PROBLEM DETAILS
Search term "false": copy each line of the records that contains it.

TASK INPUTS
template <bool IDENT, bool CLAMP>
__device__ __forceinline__ void d4_combine(const WinoPcArgs& a, const DwProd& P, int NS, int ncb, int s, int p, int cbi, D4Regs& set0, D4Regs& set1,
                                           D4Regs& set2, D4Regs& set3) {
    float* raw = P.strip(P.gi & 1);
    const int t = d4_t(p), cb = dw_cb(p, cbi, ncb), nsl = d4_nslot(t);
    const bool nx = s + 1 >= NS;
    const int cbn = cbi + 1 == ncb ? 0 : cbi + 1, pn = nx ? 0 : (cbi + 1 == ncb ? p + 1 : p);
    const int tnx = d4_t(pn), cbne = dw_cb(pn, cbn, ncb);
    f32x4 ssw[2] = {{1.f, 1.f, 0.f, 0.f}, {1.f, 1.f, 0.f, 0.f}};
    if constexpr (!IDENT) {
        ssw[0] = *reinterpret_cast<const f32x4*>(P.ssl + 2 * (cb * kCB + P.p.w4 * 4));
        ssw[1] = *reinterpret_cast<const f32x4*>(P.ssl + 2 * (cb * kCB + P.p.w4 * 4) + 4);
    }
    const int nsn = d4_nslot(tnx);
    float c[4];
#pragma unroll
    for (int k = 0; k < 4; ++k) {
        const int z = P.tl.z0 - 1 + d4_j(t, k < nsl ? k : 0);
        c[k] = (k < nsl && z >= 0 && z < a.N) ? d4_c(t, k) : 0.f;
    }
    f32x2 lo[kDwNPF], hi[kDwNPF], ul[kDwNPF], uh[kDwNPF];
    dw_activate<IDENT, CLAMP>(set0.pre, ssw, a.x_relu, ul, uh);
    if (c[0] != 0.f) {
#pragma unroll
        for (int i = 0; i < kDwNPF; ++i) { lo[i] = ul[i]; hi[i] = uh[i]; }
    } else {
#pragma unroll
        for (int i = 0; i < kDwNPF; ++i) { lo[i] = f32x2{0.f, 0.f}; hi[i] = f32x2{0.f, 0.f}; }
    }
    d4_issue(a, P, nx && P.has_next, d4_j(tnx, 0), cbne, set0);
    dw_activate<IDENT, CLAMP>(set1.pre, ssw, a.x_relu, ul, uh);
    {
        const f32x2 c1 = {c[1], c[1]};
#pragma unroll
        for (int i = 0; i < kDwNPF; ++i) { lo[i] = __builtin_elementwise_fma(ul[i], c1, lo[i]); hi[i] = __builtin_elementwise_fma(uh[i], c1, hi[i]); }
    }
    d4_issue(a, P, nx && P.has_next, d4_j(tnx, 1), cbne, set1);
    dw_activate<IDENT, CLAMP>(set2.pre, ssw, a.x_relu, ul, uh);
    {
        const f32x2 c2 = {c[2], c[2]};
#pragma unroll
        for (int i = 0; i < kDwNPF; ++i) { lo[i] = __builtin_elementwise_fma(ul[i], c2, lo[i]); hi[i] = __builtin_elementwise_fma(uh[i], c2, hi[i]); }
    }
    d4_issue(a, P, nx && P.has_next, d4_j(tnx, 2), cbne, set2);
    if (nsl > 3) {
        dw_activate<IDENT, CLAMP>(set3.pre, ssw, a.x_relu, ul, uh);
        const f32x2 c3 = {c[3], c[3]};
#pragma unroll
        for (int i = 0; i < kDwNPF; ++i) { lo[i] = __builtin_elementwise_fma(ul[i], c3, lo[i]); hi[i] = __builtin_elementwise_fma(uh[i], c3, hi[i]); }
    }
    if (nsn > 3) d4_issue(a, P, nx && P.has_next, d4_j(tnx, 3), cbne, set3);
#pragma unroll
    for (int i = 0; i < kDwNPF; ++i) {
        if (!P.interior) {
            const f32x2 kk = {P.cur.keep[i], P.cur.keep[i]};
            lo[i] = lo[i] * kk; hi[i] = hi[i] * kk;
        }
        *reinterpret_cast<f32x4*>(raw + P.p.wr_off[i]) = __builtin_shufflevector(lo[i], hi[i], 0, 1, 2, 3);
    }
}

template <bool IDENT, bool CLAMP>
__global__ __launch_bounds__(512) void conv_wino_dw4_kernel(const WinoD4Args aa) {
    const WinoPcArgs& a = aa.b;
    extern __shared__ __attribute__((aligned(16))) float lds[];
    float* Vb = lds;
    float* rawb = lds + kDwNBuf * kPcV;
    float* stashb = rawb + kDwStrips;
    float* ssl = stashb + 4 * kDwStashWave;

    const int tid = threadIdx.x, lane = tid & 63;
    const int wave = __builtin_amdgcn_readfirstlane(tid >> 6);
    const int wv = wave & 3;
    const int ncb = a.Cin / kCB;
    const int NS = 6 * ncb;

    int first, step, end;
    pc_tile_share(a.ntiles, first, step, end);
    if (first >= end) return;
    const int count = (end - first + step - 1) / step;
    pc_load_ss_table<false>(ssl, a.Cin, a.x_ss, nullptr, CLAMP ? a.x_unit : 1.f);
    __syncthreads();

    if (wave >= 4) {
        const DwLane c = dw_lane(a, lane, wv);
        DwAcc acc;
        const size_t wgroup = (size_t)NS * 16 * 256;
        D4Stash st;
        st.A = reinterpret_cast<f32x4*>(stashb + wv * kDwStashWave) + lane;
        st.B = st.A + 8 * 64;
        st.C = pc_rsrc(reinterpret_cast<const char*>(aa.scratch) + ((size_t)blockIdx.x * 4 + wv) * kD4ScratchWave * sizeof(float));
        st.laneC = lane * 16;
        DwTile tl = dw_decode<4>(first, a);
        const f32x4* wt = c.wbase + (size_t)tl.cg * wgroup;
        f32x4 Bn[kPcNB], An[2][2];
        const f32x2 n1 = dw_prime(Bn, An, wt, Vb, c);
        int buf = 0;
        for (int it = 0; it < count; ++it) {
            const int tnext = first + (it + 1 < count ? it + 1 : it) * step;
            const DwTile tn = dw_decode<4>(tnext, a);
            const f32x4* wt_next = c.wbase + (size_t)tn.cg * wgroup;
            dw_phase<0, 6>(acc, An, Bn, Vb, buf, wt, wt_next, ncb, c);
            d4_fold<0>(acc, a, c, tl, wv, st, n1);
            dw_phase<1, 6>(acc, An, Bn, Vb, buf, wt, wt_next, ncb, c);
            d4_fold<1>(acc, a, c, tl, wv, st, n1);
            dw_phase<2, 6>(acc, An, Bn, Vb, buf, wt, wt_next, ncb, c);
            d4_fold<2>(acc, a, c, tl, wv, st, n1);
            dw_phase<3, 6>(acc, An, Bn, Vb, buf, wt, wt_next, ncb, c);
            d4_fold<3>(acc, a, c, tl, wv, st, n1);
            dw_phase<4, 6>(acc, An, Bn, Vb, buf, wt, wt_next, ncb, c);
            d4_fold<4>(acc, a, c, tl, wv, st, n1);
            dw_phase<5, 6>(acc, An, Bn, Vb, buf, wt, wt_next, ncb, c);
            d4_fold<5>(acc, a, c, tl, wv, st, n1);
            tl = tn;
            wt = wt_next;
        }
    } else {
        DwProd P;
        dw_prod_init<4, false>(a, P, wv, lane, Vb, rawb, ssl, first);
        D4Regs set0, set1, set2, set3;
        {
            const int t0 = d4_t(0), cb0 = dw_cb(0, 0, ncb);
            d4_issue(a, P, false, d4_j(t0, 0), cb0, set0);
            d4_issue(a, P, false, d4_j(t0, 1), cb0, set1);
            d4_issue(a, P, false, d4_j(t0, 2), cb0, set2);
            d4_issue(a, P, false, d4_j(t0, 3 < d4_nslot(t0) ? 3 : 0), cb0, set3);
        }
        for (int it = 0; it < count; ++it) {
            dw_tile_begin(a, P, it + 1 < count);
            int cbi = 0, p = 0;
            for (int s = 0; s < NS; ++s) {
                if (s == NS - 1 && P.has_next) dw_next_tile<4, false>(a, P, first + (it + 1) * step);
                d4_combine<IDENT, CLAMP>(a, P, NS, ncb, s, p, cbi, set0, set1, set2, set3);
                if (P.gi > 0) dw_transform(P.p, P.strip((P.gi & 1) ^ 1), Vb + P.qbuf * kPcV);
                __syncthreads();
                dw_stage_end(P);
                if (++cbi == ncb) { cbi = 0; ++p; }
            }
            dw_tile_end(P);
        }
        dw_transform(P.p, P.strip((P.gi & 1) ^ 1), Vb + P.qbuf * kPcV);
        __syncthreads();
        __syncthreads();
    }
}

}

ANSWER SECTION
    pc_load_ss_table<false>(ssl, a.Cin, a.x_ss, nullptr, CLAMP ? a.x_unit : 1.f);
        dw_prod_init<4, false>(a, P, wv, lane, Vb, rawb, ssl, first);
            d4_issue(a, P, false, d4_j(t0, 0), cb0, set0);
            d4_issue(a, P, false, d4_j(t0, 1), cb0, set1);
            d4_issue(a, P, false, d4_j(t0, 2), cb0, set2);
            d4_issue(a, P, false, d4_j(t0, 3 < d4_nslot(t0) ? 3 : 0), cb0, set3);
                if (s == NS - 1 && P.has_next) dw_next_tile<4, false>(a, P, first + (it + 1) * step);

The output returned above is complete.